Für Andreas Hogan, der für Dreyer und Bosse in Nord-Ost-Niedersachsen und Hamburg für den Vertrieb zuständig ist, waren die vielen eingebrachten Bedenken eher befremdlich. "So etwas habe ich bei den rund 2000 Biogas-Standorten, die ich im Zuge meines Berufs kennen gelernt habe, noch nicht erlebt. Woanders wird gefragt, ob man denn nicht gleich größer bauen könne, damit noch mehr Haushalte von der Anlage profitieren können. Da herrscht eher die Sorge, dass die Anlage zu klein konzipiert sein könnte."
Die drei Landwirte der Heidegas GbR lassen sich von den neuerlichen Bedenken jedoch vorerst nicht abschrecken. Sie wissen, dass für den Erweiterungsbau ein formales Verfahren vorgeschrieben ist, da die dann erweiterte Anlage über 500 kW Leistung haben wird.

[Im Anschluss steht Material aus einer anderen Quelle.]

# djene-mengistu/UAPS

Measured on AMD Instinct MI355X. Metric: training images/sec (labeled+unlabeled) NEU-Seg 256x256 K=3, higher is better.
Workload: dtype f32

## Files before the change

### uaps_amd/csrc/mid_bwd_row.hip

```cpp
#include "../../include/uaps_hip.h"
#include "conv_kernels.hpp"
#include "conv_split.hpp"
#include "hints.hpp"
#include "row_pieces.hpp"

extern "C" int uaps_conv_get_mode(void);
extern "C" unsigned uaps_conv_get_tuning(void);

namespace uaps {

struct MidBwdArgs {
    const float* dact;
    const float* y2;
    const float* coef;
    float dt_slope;
    int dt_Bg;
    const float* y1;
    const float2* xf;
    float slope;
    int Bg;
    const float* wp;
    const float* wscale;
    int CGP;
    float* g;
    float* slab; float* bslab; int nsplit;
    const float* dy_bound; const float* in_bound;
    float dy_mul, in_mul;
    const float* bs_mean; const float* bs_invstd; const float* bs_gamma; const float* bs_beta;
    float2* partials;
    float* bs_max;
    unsigned* err;
    int B, H;
};

__global__ __launch_bounds__(512, 2) void mid_bwd_row_kernel(MidBwdArgs a) {
    using G = RowGeom<16>;
    constexpr int NG = G::NG, ROWS = G::ROWS, CI = G::CI, NTHR = 512, NXL = G::NXL, MW = G::MW, D_UNITS = G::D_UNITS;
    constexpr int RED_FLOATS = 2 * 10 * 256;
    static_assert(RED_FLOATS / 4 <= G::X_UNITS, "the reduction scratch fits the input image");

    __shared__ __attribute__((aligned(16))) u32x4 sX[G::X_UNITS];
    __shared__ __attribute__((aligned(16))) u32x4 sD[2 * D_UNITS];
    __shared__ __attribute__((aligned(16))) u32x4 sIn[2 * G::PIECE];
    __shared__ __attribute__((aligned(16))) float sG[16 * G::GS];

    const f32x2 sd = h16_scale(__builtin_fmaxf(bound_of(a.dy_bound, a.dy_mul), 0.f));
    const f32x2 sx = h16_scale(__builtin_fmaxf(bound_of(a.in_bound, a.in_mul), 0.f));
    const float sc_d = sd.x, inv_d = sd.y, sc_x = sx.x, inv_x = sx.y;

    const int tid = threadIdx.x, lane = tid & 63, wave = tid >> 6;
    const int j = lane & 15, kq = lane >> 4;
    const int wave_u = __builtin_amdgcn_readfirstlane(wave);
    const int HW = a.H * G::WIDTH;
    const uint32_t HW4 = (uint32_t)HW * 4u;

    RowRuns rr;
    if (!row_runs<G>(a.B, a.H, a.nsplit, rr)) return;

    zero_x_halo<G, NTHR>(sX, tid);
    zero_ring_margins<G, NTHR>(sIn, tid);

    float bs_md = 0.f, bs_mx = 0.f;

    if (wave_u < 4) {
        const int sp = wave_u;
        const int dc0 = wave_u * 4, cg = wave_u >> 1, ch = wave_u & 1;
        const bool want_bias = a.bslab != nullptr;
        f32x4 rd[4], ry[4];
        bool d_in = false;
        float dtc[4][6];
        auto load_d = [&](int b, int gy, f32x4 (&dd)[4], f32x4 (&yy)[4], bool& ok) {
            ok = load_rows4<G>(a.dact, b, gy, a.H, dc0, lane, dd);
            load_rows4<G>(a.y2, b, gy, a.H, dc0, lane, yy);
        };
        auto store_d = [&](f32x4 (&dd)[4], f32x4 (&yy)[4], bool ok, int slot, int buf) {
            f32x4 v[4];
#pragma unroll
            for (int i = 0; i < 4; ++i) {
                asm volatile("" : "+v"(dd[i]));
                asm volatile("" : "+v"(yy[i]));
#pragma unroll
                for (int k = 0; k < 4; ++k) {
                    const float g0 = dd[i][k];
                    const float yc = yy[i][k] - dtc[i][0];
                    const float z = yc * dtc[i][2] + dtc[i][3];
                    const float d = z > 0.f ? g0 : g0 * a.dt_slope;
                    const float t = dtc[i][2] * (d - dtc[i][4] - (yc * dtc[i][1]) * dtc[i][5]);
                    v[i][k] = ok ? t : 0.f;
                }
            }
            store_ring_rows<G>(sIn, v, sc_d, cg, ch, lane, slot);
            if (buf >= 0) {
#pragma unroll
                for (int i = 0; i < 4; ++i) {
                    unsigned a0, a1, b0, b1;
                    conv_split2h(v[i][0] * sc_d, v[i][1] * sc_d, a0, a1);
                    conv_split2h(v[i][2] * sc_d, v[i][3] * sc_d, b0, b1);
                    const int c = dc0 + i;
                    *reinterpret_cast<uint2*>(reinterpret_cast<unsigned*>(&sD[buf * D_UNITS + c * NG]) + lane * 2) = make_uint2(a0, b0);
                    *reinterpret_cast<uint2*>(reinterpret_cast<unsigned*>(&sD[buf * D_UNITS + (16 + c) * NG]) + lane * 2) = make_uint2(a1, b1);
                }
            }
        };

        f32x4 acc[9];
        f32x4 accb = f32x4{0.f, 0.f, 0.f, 0.f};
#pragma unroll
        for (int t = 0; t < 9; ++t) acc[t] = f32x4{0.f, 0.f, 0.f, 0.f};

        for (int run = rr.begin; run < rr.end; ++run) {
            const int b = run / rr.rpi, r0 = (run % rr.rpi) * ROWS;
            const int grp2 = b / a.dt_Bg;
#pragma unroll
            for (int i = 0; i < 4; ++i)
#pragma unroll
                for (int k = 0; k < 6; ++k) dtc[i][k] = a.coef[((size_t)grp2 * 16 + dc0 + i) * 8 + k];
            {
                f32x4 da[4], ya[4], db[4], yb[4];
                bool oka, okb;
                load_d(b, r0 - 1, da, ya, oka);
                load_d(b, r0, db, yb, okb);
                load_d(b, r0 + 1, rd, ry, d_in);
                __builtin_amdgcn_sched_barrier(0);
                store_d(da, ya, oka, 0, -1);
                store_d(db, yb, okb, 1, 0);
                store_d(rd, ry, d_in, 2, 1);
            }
            __syncthreads();
            int s0 = 0, buf = 0;
#pragma unroll 1
            for (int t = r0; t < r0 + ROWS; ++t) {
                const bool more = t + 1 < r0 + ROWS;
                if (more) load_d(b, t + 2, rd, ry, d_in);
                int s1, s2;
                ring_slots<G>(s0, s1, s2);
                const auto slot_of = [&](int ky) { return ky == 0 ? s0 : (ky == 1 ? s1 : s2); };
                const u32x4* sDb = sD + buf * D_UNITS;
#pragma unroll
                for (int sgi = 0; sgi < 2; ++sgi) {
                    const int gq = (sp * 2 + sgi) * 4 + kq;
                    f16x8 af[2];
                    read_dy_frag<G>(sDb, j, gq, af);
                    tap_contract<G>(sX, af, j, gq, slot_of, want_bias, acc, accb);
                }
                __syncthreads();
                if (more) store_d(rd, ry, d_in, s0, buf);
                s0 = s1; buf ^= 1;
                __syncthreads();
            }
        }

        ksplit_reduce<1>(reinterpret_cast<float*>(sX), sp, 0, lane, acc, accb);
        if (sp == 0) store_slabs<true>(a.slab, a.bslab, want_bias, rr.split, 16, CI, 0, j, kq, acc, accb, inv_d, inv_x, a.err);
    } else {
        const int wg = wave_u - 4;
        const int xc0 = wg * NXL;
        const float out_scale_a = inv_d, out_scale_w = a.wscale[1];

        GradFrags<G> wf;
        load_grad_frags<G, 16>(wf, a.wp, a.CGP, j, j, kq, wg * MW);

        f32x4 rx[NXL], xa[NXL], xb[NXL];
        BnRowSums<G> bn;
        bool x_in = false;
        auto store_x = [&](f32x4 (&src)[NXL], bool ok, int slot) { store_act_rows<G>(sX, src, bn.cf, ok, a.slope, sc_x, xc0, lane, slot); };

        for (int run = rr.begin; run < rr.end; ++run) {
            const int b = run / rr.rpi, r0 = (run % rr.rpi) * ROWS;
            bn_run_begin(bn, a.xf, a.bs_mean, a.bs_invstd, a.bs_gamma, a.bs_beta, b / a.Bg, xc0);
            {
                f32x4 ra[NXL];
                const bool oka = load_rows4<G>(a.y1, b, r0 - 1, a.H, xc0, lane, ra);
                const bool okb = load_rows4<G>(a.y1, b, r0, a.H, xc0, lane, xa);
                x_in = load_rows4<G>(a.y1, b, r0 + 1, a.H, xc0, lane, xb);
                __builtin_amdgcn_sched_barrier(0);
                store_x(ra, oka, 0);
                store_x(xa, okb, 1);
                store_x(xb, x_in, 2);
            }
            __syncthreads();
            int s0 = 0;
            const __amdgpu_buffer_rsrc_t rs_g = make_rsrc(a.g + (size_t)b * CI * HW, (uint32_t)CI * HW4);
#pragma unroll 1
            for (int t = r0; t < r0 + ROWS; ++t) {
                const bool more = t + 1 < r0 + ROWS;
                if (more) x_in = load_rows4<G>(a.y1, b, t + 2, a.H, xc0, lane, rx);
                int s1, s2;
                ring_slots<G>(s0, s1, s2);

                f32x4 gacc[MW];
#pragma unroll
                for (int m = 0; m < MW; ++m) gacc[m] = f32x4{0.f, 0.f, 0.f, 0.f};
                grad_row_tiles<G>(sIn, wf, s0, s1, s2, gacc);
                put_grad_row<G>(sG, gacc, out_scale_a, out_scale_w, j, kq, wg * MW, a.err);
                __syncthreads();
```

1. Bauleitplanung - hierüber muss der Gemeinderat entscheiden
2. Nutzungsänderung des Flächenplans - Entscheidung des Samtgemeinderates in Gartow
3. öffentliches Beteiligungsverfahren, in dem u.a. verschiedene Behörden ihre Gutachten abgeben müssen (Immissionsschutz/Gewerbeaufsicht, Naturschutz, ...)
Die Heidegas GbR ist bereit, für die Versorgung von Trebeler Haushalten noch einmal 800 - 900 000 Euro zu investieren, jedoch: "Sollten sich nicht genügend Interessenten finden oder die Genehmigungen nicht oder nur unter unannehmbaren Bedingungen zu erhalten sein, so können wir auch gut mit der schon existierenden Anlage weiterleben. Wir müssen nicht um jeden Preis erweitern", betonte Frank Schmitt am Rande der Veranstaltung.
Foto: Frank Schmitt (li.) und Andreas Hogan (re.) hatten am Mittwoch Abend viele Fragen zu beantworten.